I am sure I’ll have some more fascinating pearls of wisdom in the future. Batman and I were talking about the blog, and he reckons I was better when I was blogging more. I reckon he’s right. Work has been utterly exhausingly draining. One of the bosses is a very senior person, and I actually think I’d set my hair on fire if it’d impress him. I have been standing on my head a lot, it feels, and he’s quite disinterested. Actually, we had a conversation that went:

Him: You know, you trainees are standing opposite us in theatre and we are thinking how to get rid of you. Will you be consultant material? Would you make a staff grade? Or will you make it through training at all?

Me (thinks): !!! So which one am I?

After a fortnight of this, I chatted to my Educational Supervisor, who tells me it’s confidence, or lack thereof, that’s my problem. Imagine! No shit. So I responded to this by arguing thusly with a good, but very forceful, registrar colleague:

Me: So Mrs X has got Q syndrome. She’s not doing well.
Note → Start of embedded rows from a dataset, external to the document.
int32_t ispk_flow_head_f32(const float* y, int64_t ldy, const float* norm_gamma, const float* norm_beta, float norm_eps,
                           const float* W, const float* bias, const float* flow, const float* x0, const uint8_t* mask,
                           float* pred, float* duration, float* loss_ratio, float* loss_mean, float* workspace, int32_t B,
                           int32_t L, int32_t D, int32_t C, ispk_stream_t stream);
int32_t ispk_flow_euler_f32(const float* x_t, const float* velocity, float dt, const uint8_t* mask, float* out, int32_t B,
                            int32_t L, int32_t C, ispk_stream_t stream);
int32_t ispk_infer_features_f32(const float* pred, const float* duration_target_f32, const int64_t* duration_target_i64,
                                const float* pitch_target, const float* energy_target, float duration_factor, float pitch_factor,
                                float pitch_delta, float energy_factor, float energy_delta, float* duration, float* features,
                                int32_t B, int32_t L, ispk_stream_t stream);
int32_t ispk_infer_features_round_f32(const float* pred, const float* duration_target_f32, const int64_t* duration_target_i64,
                                      const float* pitch_target, const float* energy_target, float duration_factor,
                                      float pitch_factor, float pitch_delta, float energy_factor, float energy_delta,
                                      float* duration, float* features, int32_t B, int32_t L, ispk_stream_t stream);
int32_t ispk_infer_features_items_f32(const float* pred, const float* duration_target_f32, const int64_t* duration_target_i64,
                                      const float* pitch_target, const float* energy_target, const float* controls,
                                      int32_t round, float* duration, float* features, int64_t* frames_wanted, int32_t B,
                                      int32_t L, ispk_stream_t stream);
int32_t ispk_infer_features_tokens_f32(const float* pred, const float* duration_target_f32, const int64_t* duration_target_i64,
                                       const float* pitch_target, const float* energy_target, const float* controls,
                                       int32_t round, float* duration, float* features, int64_t* frames_wanted, int32_t B,
                                       int32_t L, ispk_stream_t stream);
int32_t ispk_flow_mix_f32(const float* x0, const float* x1, const float* t, float sigma, float* x_t, float* flow, int32_t B,
                          int32_t L, int32_t C, ispk_stream_t stream);
int32_t ispk_flow_finish_f32(const float* pred_raw, const float* flow, const float* x0, const uint8_t* mask, float* pred,
                             float* duration, float* loss_ratio, float* loss_mean, int32_t B, int32_t L, int32_t C,
                             ispk_stream_t stream);

int32_t ispk_embed_tokens_f32(const int64_t* text, const float* table, int64_t ld_table, int32_t vocab,
                              const int64_t* text_len, float* emb, uint8_t* mask, int32_t B, int32_t L, int32_t D,
                              ispk_stream_t stream);
int32_t ispk_embed_tokens_qkv(const int64_t* text, const float* table, int64_t ld_table, int32_t vocab, const int64_t* text_len,
                              float* emb, uint8_t* mask, const uint16_t* qkv_table, int64_t ld_qkv_table, uint16_t* qkv,
                              int32_t B, int32_t L, int32_t D, int32_t N, ispk_stream_t stream);
int32_t ispk_add_speaker_f32(float* x, const float* table, int64_t ld_table, int32_t speakers, const int64_t* speaker,
                             int32_t id_stride, int32_t B, int32_t L, int32_t D, ispk_stream_t stream);
int32_t ispk_add_speaker_out_f32(const float* x, float* out, const float* table, int64_t ld_table, int32_t speakers,
                                 const int64_t* speaker, int32_t id_stride, int32_t B, int32_t L, int32_t D, ispk_stream_t stream);
int32_t ispk_speaker_grad_f32(const float* d_x, const int64_t* speaker, int32_t id_stride, const int64_t* text_len,
                              float* workspace, int64_t workspace_floats, float* d_table, int64_t ld_table, int32_t speakers,
                              int32_t B, int32_t L, int32_t D, int32_t accumulate, ispk_stream_t stream);
int32_t ispk_time_embedding_f32(const float* t, int32_t n, const float* inv_freq, const float* freq_scale, int32_t half_dim,
                                const float* w0, const float* b0, const float* w1, const float* b1, int32_t emb_dim,
                                float* out, ispk_stream_t stream);
int32_t ispk_length_regulate_f32(const float* alignment, const float* dur_f32, const int64_t* dur_i64, const int64_t* enc_len,
                                 const float* x, int64_t ldx, float* out, int64_t* dec_len, uint8_t* dec_mask, int32_t B,
                                 int32_t M, int32_t L, int32_t D, int32_t max_len, int32_t dur_cols, ispk_stream_t stream);
int32_t ispk_length_regulate_split_bf16(const float* alignment, const float* dur_f32, const int64_t* dur_i64, const int64_t* enc_len,
                                 const float* x, int64_t ldx, float* out, int64_t* dec_len, uint8_t* dec_mask, int32_t B,
                                 int32_t M, int32_t L, int32_t D, int32_t max_len, int32_t dur_cols, ispk_stream_t stream);
int32_t ispk_length_regulate_qkv_bf16(const float* alignment, const float* dur_f32, const int64_t* dur_i64, const int64_t* enc_len,
                                      const float* x, int64_t ldx, float* out, int64_t* dec_len, uint8_t* dec_mask,
                                      const float* norm_gamma, const float* norm_beta, float norm_eps, const uint16_t* Wqkv_chunks,
                                      uint16_t* qkv, int64_t ld_qkv, int32_t B, int32_t M, int32_t L, int32_t D, int32_t max_len,
                                      int32_t dur_cols, ispk_stream_t stream);
int32_t ispk_length_regulate_split_f16(const float* alignment, const float* dur_f32, const int64_t* dur_i64, const int64_t* enc_len,
                                const float* x, int64_t ldx, float* out, int64_t* dec_len, uint8_t* dec_mask, int32_t B,
                                int32_t M, int32_t L, int32_t D, int32_t max_len, int32_t dur_cols, ispk_stream_t stream);

int32_t ispk_hard_regulate_f32(const float* dur_f32, const int64_t* dur_i64, const float* x, int64_t ldx, float* out,
                               int64_t* dec_len, uint8_t* dec_mask, int32_t B, int32_t frames, int32_t L, int32_t D,
                               int32_t max_len, ispk_stream_t stream);
int32_t ispk_hard_regulate_bwd_f32(const float* dur_f32, const int64_t* dur_i64, const float* d_out, float* d_x, int32_t B,
                                   int32_t rows, int32_t L, int32_t D, int32_t max_len, ispk_stream_t stream);
int32_t ispk_hard_average_f32(const float* pitch, const float* energy, const int64_t* duration, const int64_t* text_len,
                              float* feats, int32_t B, int32_t M, int32_t L, ispk_stream_t stream);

Him: Yes, but there’s nothing we can do.

Me: (thinking out loud) But the question is, should we take her to theatre? Would there be anything we can do that would change the outcome? Or is the Q syndrome so advanced that surgery is not an option? I really don’t think there is anything we can do.

Him: Why would you take her to theatre? She is going to die. She has Q syndrome. What happens is that blah, blah..

Me: I know, but it’s blah, blah, blah.

Him: No, blah, blah. (We’re in the tea room, and it’s getting louder and louder.)

Me: Listen, I spent two years researching Q syndrome, you know this. So do you want to take me on about it? Go on, go ahead. Make my day.

Him: *mumph*

I am not usually an Intellectual Snob. But you know what? It felt good.

Gee Bee Haitch

Being a trainee surgeon involves a fair bit of navel gazing, self-doubt and insecurity. It’s part of the deal. We’re shite. We’re all shite. We’re the worst trainees the world has ever seen, and the future of surgery is Bleak with a capital ‘B”. Yes. Well, that’s the way it feels sometime. However, I’m lucky in having possibly the finest boss the world has ever known. He’s also my Educational Supervisor, and the other day, I felt the need to unburden myself about a difficult case:

FB: So, I did *such and such* the other night. Drrreadful. Horrrible. I am so hamfisted, I felt like I was operating whilst wearing boxing gloves.

BossMan: Yes, well, those can be difficult.

FB: Do you ever, I mean did you ever, well, you probably didn’t…did you ever feel like you just didn’t have the technical ability to be a good surgeon?

BM: No. Never. *Impish grin* And you are being stupid.

FB: Dunno…

BM: Yes, you are. And do you know that when dogs do something stupid, you are supposed to hit them on the head to reset their brains?

FB: Oh? *THWACK*

FB: Ah…

*THWACK*

Twice, on the upper forehead. Hard. It’s been quite some time since I’ve had a manual attitude adjustment, and you know what? It felt kinda good. And I think I might be a surgeon one day, after all.